(PROBLEM DESCRIPTION)
Two lines below mark the span: the one containing "Mg + ((int64_t)(6" and the one containing "float acc = 0.f;". Set down both, plus every line between, exactly as they stand, and nothing else.
------------------------------
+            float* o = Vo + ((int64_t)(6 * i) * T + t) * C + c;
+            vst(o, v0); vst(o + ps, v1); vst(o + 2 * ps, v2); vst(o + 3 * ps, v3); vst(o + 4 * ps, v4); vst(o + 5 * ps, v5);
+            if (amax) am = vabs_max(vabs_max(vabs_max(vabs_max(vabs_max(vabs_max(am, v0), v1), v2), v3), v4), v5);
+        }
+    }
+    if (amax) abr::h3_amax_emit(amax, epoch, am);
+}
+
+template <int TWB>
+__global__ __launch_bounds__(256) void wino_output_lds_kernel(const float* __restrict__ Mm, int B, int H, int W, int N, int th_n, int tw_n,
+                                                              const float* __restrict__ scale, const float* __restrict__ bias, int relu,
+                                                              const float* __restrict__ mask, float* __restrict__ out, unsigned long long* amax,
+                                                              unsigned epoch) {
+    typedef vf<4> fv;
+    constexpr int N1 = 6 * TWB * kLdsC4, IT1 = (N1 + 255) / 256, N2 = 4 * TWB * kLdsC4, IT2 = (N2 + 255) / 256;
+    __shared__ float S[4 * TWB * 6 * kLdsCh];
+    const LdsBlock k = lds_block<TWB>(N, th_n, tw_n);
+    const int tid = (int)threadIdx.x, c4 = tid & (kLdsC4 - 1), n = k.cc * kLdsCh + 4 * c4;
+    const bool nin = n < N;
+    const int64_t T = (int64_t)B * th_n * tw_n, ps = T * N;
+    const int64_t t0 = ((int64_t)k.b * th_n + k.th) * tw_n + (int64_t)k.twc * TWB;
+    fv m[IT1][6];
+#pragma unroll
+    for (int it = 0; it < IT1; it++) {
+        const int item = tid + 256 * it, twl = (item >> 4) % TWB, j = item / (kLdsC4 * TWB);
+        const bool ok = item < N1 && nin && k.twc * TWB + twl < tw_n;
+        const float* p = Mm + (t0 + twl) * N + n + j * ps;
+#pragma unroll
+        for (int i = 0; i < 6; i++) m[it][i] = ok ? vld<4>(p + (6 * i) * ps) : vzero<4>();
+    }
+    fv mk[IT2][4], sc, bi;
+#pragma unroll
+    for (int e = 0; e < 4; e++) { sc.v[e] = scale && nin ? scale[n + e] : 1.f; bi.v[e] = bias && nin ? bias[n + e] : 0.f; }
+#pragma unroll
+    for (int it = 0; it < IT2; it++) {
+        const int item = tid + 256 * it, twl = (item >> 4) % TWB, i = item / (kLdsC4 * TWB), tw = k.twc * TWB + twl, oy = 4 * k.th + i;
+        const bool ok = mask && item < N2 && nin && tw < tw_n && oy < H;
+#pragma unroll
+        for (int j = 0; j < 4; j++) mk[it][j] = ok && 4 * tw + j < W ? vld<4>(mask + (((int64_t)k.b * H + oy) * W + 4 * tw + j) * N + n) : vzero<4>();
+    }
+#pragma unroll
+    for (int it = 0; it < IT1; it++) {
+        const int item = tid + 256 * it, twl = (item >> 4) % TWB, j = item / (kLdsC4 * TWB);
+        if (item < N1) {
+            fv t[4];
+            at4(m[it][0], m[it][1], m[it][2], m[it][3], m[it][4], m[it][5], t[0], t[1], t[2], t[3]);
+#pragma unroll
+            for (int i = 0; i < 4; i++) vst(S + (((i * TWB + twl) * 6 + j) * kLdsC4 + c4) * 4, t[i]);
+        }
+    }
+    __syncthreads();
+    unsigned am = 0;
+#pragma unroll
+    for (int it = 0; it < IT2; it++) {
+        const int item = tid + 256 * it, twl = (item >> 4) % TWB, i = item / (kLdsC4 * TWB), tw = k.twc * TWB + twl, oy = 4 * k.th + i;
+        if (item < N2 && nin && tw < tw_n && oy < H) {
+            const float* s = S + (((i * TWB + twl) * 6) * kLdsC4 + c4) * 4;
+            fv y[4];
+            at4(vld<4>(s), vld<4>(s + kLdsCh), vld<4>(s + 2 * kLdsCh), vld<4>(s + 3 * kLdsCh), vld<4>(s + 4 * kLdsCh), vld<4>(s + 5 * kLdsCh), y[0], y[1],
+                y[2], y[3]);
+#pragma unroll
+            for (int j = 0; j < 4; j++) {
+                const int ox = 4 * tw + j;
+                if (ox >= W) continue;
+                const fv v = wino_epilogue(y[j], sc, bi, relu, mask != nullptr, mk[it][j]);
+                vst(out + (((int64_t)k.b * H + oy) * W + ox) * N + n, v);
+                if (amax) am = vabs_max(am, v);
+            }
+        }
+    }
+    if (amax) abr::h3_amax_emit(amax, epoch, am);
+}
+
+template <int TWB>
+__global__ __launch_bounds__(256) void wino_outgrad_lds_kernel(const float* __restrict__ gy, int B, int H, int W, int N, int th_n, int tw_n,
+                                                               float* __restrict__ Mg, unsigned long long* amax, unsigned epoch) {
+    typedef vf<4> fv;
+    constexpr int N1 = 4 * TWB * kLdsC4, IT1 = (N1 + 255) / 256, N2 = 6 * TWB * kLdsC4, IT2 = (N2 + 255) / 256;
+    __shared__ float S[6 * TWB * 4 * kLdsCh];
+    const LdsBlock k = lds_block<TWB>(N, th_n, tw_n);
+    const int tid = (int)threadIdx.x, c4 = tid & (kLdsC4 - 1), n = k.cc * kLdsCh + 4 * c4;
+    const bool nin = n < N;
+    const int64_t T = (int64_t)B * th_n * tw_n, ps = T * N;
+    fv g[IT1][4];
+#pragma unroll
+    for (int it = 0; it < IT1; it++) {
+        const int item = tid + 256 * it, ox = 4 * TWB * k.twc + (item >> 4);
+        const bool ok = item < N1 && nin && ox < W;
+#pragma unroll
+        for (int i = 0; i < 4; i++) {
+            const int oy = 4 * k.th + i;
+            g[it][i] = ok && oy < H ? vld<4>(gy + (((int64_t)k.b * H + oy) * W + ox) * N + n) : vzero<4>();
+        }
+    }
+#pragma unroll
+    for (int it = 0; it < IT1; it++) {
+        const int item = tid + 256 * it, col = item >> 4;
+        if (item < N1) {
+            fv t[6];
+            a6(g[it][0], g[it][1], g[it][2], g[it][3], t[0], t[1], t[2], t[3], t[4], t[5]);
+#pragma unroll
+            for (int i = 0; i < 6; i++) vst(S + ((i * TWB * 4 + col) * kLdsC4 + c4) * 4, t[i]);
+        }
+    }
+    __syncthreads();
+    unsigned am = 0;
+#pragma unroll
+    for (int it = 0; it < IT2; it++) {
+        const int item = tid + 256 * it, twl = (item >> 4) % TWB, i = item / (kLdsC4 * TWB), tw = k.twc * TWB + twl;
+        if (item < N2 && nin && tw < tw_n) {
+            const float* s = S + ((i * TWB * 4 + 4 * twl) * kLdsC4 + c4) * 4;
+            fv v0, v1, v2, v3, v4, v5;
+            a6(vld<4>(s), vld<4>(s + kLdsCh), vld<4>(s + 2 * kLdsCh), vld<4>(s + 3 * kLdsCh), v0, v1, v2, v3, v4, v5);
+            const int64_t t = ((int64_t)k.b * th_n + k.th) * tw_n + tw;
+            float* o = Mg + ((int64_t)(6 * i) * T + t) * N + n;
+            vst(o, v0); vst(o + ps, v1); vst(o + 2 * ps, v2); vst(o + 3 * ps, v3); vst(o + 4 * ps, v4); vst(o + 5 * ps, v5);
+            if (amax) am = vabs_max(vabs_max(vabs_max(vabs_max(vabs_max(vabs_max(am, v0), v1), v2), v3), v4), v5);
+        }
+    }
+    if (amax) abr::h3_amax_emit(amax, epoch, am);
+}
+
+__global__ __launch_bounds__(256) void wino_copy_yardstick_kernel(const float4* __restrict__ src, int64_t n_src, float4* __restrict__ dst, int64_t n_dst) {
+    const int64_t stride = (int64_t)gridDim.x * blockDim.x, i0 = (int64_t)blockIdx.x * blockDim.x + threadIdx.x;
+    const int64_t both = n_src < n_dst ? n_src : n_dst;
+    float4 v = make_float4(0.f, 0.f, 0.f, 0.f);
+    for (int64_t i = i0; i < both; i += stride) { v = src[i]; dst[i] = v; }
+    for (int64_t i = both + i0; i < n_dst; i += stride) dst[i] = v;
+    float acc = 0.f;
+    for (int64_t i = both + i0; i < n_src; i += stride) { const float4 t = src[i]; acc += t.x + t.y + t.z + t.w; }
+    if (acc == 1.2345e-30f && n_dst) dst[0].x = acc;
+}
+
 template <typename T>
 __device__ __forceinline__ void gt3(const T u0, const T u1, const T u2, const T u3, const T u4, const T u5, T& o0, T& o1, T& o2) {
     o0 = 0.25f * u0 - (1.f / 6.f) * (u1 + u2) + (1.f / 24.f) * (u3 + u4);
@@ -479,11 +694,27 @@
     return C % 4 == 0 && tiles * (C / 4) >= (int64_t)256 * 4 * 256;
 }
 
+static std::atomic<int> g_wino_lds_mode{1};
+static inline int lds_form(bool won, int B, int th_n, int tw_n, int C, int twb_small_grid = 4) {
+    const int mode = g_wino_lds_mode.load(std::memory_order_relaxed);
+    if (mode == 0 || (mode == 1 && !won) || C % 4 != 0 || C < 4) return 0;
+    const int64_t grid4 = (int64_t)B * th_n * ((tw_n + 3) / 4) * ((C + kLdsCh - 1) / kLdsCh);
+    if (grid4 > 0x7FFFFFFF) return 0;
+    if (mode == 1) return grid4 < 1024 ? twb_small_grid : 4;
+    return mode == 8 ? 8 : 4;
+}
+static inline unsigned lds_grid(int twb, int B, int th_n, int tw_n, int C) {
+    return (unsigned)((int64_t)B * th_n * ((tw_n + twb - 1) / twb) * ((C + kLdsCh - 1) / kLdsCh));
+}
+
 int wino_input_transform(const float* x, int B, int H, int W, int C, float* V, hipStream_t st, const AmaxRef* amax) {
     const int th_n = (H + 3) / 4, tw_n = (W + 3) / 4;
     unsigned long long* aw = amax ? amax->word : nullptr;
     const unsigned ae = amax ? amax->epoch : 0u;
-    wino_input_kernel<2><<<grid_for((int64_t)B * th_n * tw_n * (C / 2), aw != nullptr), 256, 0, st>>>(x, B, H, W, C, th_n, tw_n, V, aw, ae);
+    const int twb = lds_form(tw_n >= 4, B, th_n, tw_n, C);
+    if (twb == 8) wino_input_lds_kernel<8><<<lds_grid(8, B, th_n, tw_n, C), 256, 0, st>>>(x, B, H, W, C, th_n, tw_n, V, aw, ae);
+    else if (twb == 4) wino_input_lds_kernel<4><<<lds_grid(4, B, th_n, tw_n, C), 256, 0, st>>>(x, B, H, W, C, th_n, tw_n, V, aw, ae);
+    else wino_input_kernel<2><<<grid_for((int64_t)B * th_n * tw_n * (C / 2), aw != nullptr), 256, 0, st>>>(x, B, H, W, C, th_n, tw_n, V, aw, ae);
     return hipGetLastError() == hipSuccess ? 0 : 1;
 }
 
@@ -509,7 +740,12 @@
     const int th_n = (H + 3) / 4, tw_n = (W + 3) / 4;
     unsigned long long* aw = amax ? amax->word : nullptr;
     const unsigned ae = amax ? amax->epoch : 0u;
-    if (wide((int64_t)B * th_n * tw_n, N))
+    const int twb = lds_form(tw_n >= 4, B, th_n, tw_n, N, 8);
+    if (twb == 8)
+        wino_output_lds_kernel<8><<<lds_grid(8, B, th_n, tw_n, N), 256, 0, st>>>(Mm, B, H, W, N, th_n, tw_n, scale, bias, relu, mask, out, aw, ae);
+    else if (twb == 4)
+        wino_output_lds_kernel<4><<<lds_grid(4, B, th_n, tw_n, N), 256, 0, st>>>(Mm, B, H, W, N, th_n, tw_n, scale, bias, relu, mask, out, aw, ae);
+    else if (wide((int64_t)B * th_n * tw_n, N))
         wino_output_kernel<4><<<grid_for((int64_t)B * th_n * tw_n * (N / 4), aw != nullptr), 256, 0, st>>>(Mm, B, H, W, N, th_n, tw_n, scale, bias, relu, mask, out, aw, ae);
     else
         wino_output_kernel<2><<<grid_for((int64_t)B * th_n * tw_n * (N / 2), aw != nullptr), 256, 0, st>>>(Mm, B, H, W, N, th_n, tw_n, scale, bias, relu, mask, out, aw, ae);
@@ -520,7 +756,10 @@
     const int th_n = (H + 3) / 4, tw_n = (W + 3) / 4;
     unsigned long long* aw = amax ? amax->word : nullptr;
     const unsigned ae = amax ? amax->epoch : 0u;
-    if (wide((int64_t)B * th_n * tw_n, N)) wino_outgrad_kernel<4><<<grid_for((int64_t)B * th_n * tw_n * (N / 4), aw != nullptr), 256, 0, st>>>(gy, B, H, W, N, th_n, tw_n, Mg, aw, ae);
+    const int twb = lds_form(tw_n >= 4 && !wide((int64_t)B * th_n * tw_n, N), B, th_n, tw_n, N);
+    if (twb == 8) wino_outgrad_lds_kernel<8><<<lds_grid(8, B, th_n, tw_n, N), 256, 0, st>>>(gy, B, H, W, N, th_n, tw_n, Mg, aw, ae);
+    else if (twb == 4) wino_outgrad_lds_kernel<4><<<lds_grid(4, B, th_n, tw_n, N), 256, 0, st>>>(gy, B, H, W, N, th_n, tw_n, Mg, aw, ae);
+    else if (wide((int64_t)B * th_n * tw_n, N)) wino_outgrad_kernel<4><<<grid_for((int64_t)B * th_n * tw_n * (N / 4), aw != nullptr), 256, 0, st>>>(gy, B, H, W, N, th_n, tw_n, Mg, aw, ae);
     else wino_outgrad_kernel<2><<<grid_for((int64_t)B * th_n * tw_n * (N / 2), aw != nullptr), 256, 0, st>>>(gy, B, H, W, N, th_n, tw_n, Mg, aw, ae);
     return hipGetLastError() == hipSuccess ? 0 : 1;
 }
------------------------------
(WRITTEN RESPONSE)
+            float* o = Mg + ((int64_t)(6 * i) * T + t) * N + n;
+            vst(o, v0); vst(o + ps, v1); vst(o + 2 * ps, v2); vst(o + 3 * ps, v3); vst(o + 4 * ps, v4); vst(o + 5 * ps, v5);
+            if (amax) am = vabs_max(vabs_max(vabs_max(vabs_max(vabs_max(vabs_max(am, v0), v1), v2), v3), v4), v5);
+        }
+    }
+    if (amax) abr::h3_amax_emit(amax, epoch, am);
+}
+
+__global__ __launch_bounds__(256) void wino_copy_yardstick_kernel(const float4* __restrict__ src, int64_t n_src, float4* __restrict__ dst, int64_t n_dst) {
+    const int64_t stride = (int64_t)gridDim.x * blockDim.x, i0 = (int64_t)blockIdx.x * blockDim.x + threadIdx.x;
+    const int64_t both = n_src < n_dst ? n_src : n_dst;
+    float4 v = make_float4(0.f, 0.f, 0.f, 0.f);
+    for (int64_t i = i0; i < both; i += stride) { v = src[i]; dst[i] = v; }
+    for (int64_t i = both + i0; i < n_dst; i += stride) dst[i] = v;
+    float acc = 0.f;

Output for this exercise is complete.